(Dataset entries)
--- --- ---

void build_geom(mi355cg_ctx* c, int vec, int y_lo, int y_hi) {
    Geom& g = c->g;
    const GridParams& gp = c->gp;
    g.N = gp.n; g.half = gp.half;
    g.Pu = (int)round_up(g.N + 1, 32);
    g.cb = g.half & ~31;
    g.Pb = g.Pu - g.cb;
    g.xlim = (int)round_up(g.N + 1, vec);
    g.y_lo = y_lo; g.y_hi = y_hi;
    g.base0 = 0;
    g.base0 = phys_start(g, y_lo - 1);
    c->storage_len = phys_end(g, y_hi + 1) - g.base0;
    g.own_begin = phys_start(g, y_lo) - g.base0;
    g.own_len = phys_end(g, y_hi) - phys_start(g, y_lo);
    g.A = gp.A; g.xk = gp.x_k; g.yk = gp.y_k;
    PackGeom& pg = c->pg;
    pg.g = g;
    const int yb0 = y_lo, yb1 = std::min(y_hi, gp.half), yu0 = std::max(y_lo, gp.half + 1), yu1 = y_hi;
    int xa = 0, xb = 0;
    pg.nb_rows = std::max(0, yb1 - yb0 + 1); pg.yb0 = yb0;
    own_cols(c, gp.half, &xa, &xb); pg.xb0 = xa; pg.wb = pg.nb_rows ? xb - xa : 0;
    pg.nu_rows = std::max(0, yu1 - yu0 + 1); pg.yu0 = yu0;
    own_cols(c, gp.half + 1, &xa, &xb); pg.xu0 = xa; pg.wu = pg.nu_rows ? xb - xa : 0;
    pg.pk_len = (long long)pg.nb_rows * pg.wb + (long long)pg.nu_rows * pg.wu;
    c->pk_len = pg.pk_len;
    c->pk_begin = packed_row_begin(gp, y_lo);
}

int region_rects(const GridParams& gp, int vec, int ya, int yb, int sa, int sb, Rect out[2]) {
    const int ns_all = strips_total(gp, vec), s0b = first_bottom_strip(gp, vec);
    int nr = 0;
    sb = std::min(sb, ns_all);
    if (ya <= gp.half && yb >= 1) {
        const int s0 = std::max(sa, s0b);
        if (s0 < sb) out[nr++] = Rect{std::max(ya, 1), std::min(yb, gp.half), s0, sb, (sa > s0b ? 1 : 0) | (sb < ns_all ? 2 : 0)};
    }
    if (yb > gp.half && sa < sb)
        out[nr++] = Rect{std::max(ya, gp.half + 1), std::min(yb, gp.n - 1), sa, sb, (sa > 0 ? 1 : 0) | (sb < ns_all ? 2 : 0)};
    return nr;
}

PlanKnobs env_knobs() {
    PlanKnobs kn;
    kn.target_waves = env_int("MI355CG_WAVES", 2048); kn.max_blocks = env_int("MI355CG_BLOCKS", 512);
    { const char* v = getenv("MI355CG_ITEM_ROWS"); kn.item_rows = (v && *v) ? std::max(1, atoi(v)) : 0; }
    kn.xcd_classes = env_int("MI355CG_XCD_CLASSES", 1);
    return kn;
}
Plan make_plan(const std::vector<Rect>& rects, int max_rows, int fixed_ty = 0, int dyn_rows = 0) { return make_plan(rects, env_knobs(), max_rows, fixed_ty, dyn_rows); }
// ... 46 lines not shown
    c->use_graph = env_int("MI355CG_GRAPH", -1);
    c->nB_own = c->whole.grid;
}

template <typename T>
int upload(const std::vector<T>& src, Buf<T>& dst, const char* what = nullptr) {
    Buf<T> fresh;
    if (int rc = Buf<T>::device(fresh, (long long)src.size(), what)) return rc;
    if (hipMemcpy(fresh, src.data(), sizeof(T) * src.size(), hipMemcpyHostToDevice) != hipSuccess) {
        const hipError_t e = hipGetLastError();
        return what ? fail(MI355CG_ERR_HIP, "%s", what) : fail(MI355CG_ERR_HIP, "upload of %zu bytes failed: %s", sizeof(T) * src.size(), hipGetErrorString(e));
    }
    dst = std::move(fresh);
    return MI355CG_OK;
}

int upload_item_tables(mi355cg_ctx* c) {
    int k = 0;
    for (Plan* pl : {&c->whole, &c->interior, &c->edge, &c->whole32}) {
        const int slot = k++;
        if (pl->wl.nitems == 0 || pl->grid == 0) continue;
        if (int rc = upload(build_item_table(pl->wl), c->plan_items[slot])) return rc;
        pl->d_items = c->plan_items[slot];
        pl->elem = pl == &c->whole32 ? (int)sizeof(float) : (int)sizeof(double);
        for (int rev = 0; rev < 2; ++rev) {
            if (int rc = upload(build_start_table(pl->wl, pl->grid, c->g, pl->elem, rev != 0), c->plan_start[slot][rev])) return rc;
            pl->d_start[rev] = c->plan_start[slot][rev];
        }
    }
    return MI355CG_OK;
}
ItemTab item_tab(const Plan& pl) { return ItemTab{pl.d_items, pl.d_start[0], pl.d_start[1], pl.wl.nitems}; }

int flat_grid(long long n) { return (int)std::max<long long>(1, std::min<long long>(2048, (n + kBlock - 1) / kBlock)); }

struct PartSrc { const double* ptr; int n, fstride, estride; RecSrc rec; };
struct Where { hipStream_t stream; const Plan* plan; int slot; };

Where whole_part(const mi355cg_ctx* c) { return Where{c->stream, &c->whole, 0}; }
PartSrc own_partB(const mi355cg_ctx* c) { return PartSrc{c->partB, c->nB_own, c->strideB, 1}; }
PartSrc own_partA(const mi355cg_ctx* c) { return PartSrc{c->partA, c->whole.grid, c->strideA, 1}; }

--- --- ---

* **What is being asked**
Set every line down again exactly. Begin with the first line of the entries and finish with the line containing "const int s0 = std::max(sa, s0b);".

* **Solution to the problem**
void build_geom(mi355cg_ctx* c, int vec, int y_lo, int y_hi) {
    Geom& g = c->g;
    const GridParams& gp = c->gp;
    g.N = gp.n; g.half = gp.half;
    g.Pu = (int)round_up(g.N + 1, 32);
    g.cb = g.half & ~31;
    g.Pb = g.Pu - g.cb;
    g.xlim = (int)round_up(g.N + 1, vec);
    g.y_lo = y_lo; g.y_hi = y_hi;
    g.base0 = 0;
    g.base0 = phys_start(g, y_lo - 1);
    c->storage_len = phys_end(g, y_hi + 1) - g.base0;
    g.own_begin = phys_start(g, y_lo) - g.base0;
    g.own_len = phys_end(g, y_hi) - phys_start(g, y_lo);
    g.A = gp.A; g.xk = gp.x_k; g.yk = gp.y_k;
    PackGeom& pg = c->pg;
    pg.g = g;
    const int yb0 = y_lo, yb1 = std::min(y_hi, gp.half), yu0 = std::max(y_lo, gp.half + 1), yu1 = y_hi;
    int xa = 0, xb = 0;
    pg.nb_rows = std::max(0, yb1 - yb0 + 1); pg.yb0 = yb0;
    own_cols(c, gp.half, &xa, &xb); pg.xb0 = xa; pg.wb = pg.nb_rows ? xb - xa : 0;
    pg.nu_rows = std::max(0, yu1 - yu0 + 1); pg.yu0 = yu0;
    own_cols(c, gp.half + 1, &xa, &xb); pg.xu0 = xa; pg.wu = pg.nu_rows ? xb - xa : 0;
    pg.pk_len = (long long)pg.nb_rows * pg.wb + (long long)pg.nu_rows * pg.wu;
    c->pk_len = pg.pk_len;
    c->pk_begin = packed_row_begin(gp, y_lo);
}

int region_rects(const GridParams& gp, int vec, int ya, int yb, int sa, int sb, Rect out[2]) {
    const int ns_all = strips_total(gp, vec), s0b = first_bottom_strip(gp, vec);
    int nr = 0;
    sb = std::min(sb, ns_all);
    if (ya <= gp.half && yb >= 1) {
        const int s0 = std::max(sa, s0b);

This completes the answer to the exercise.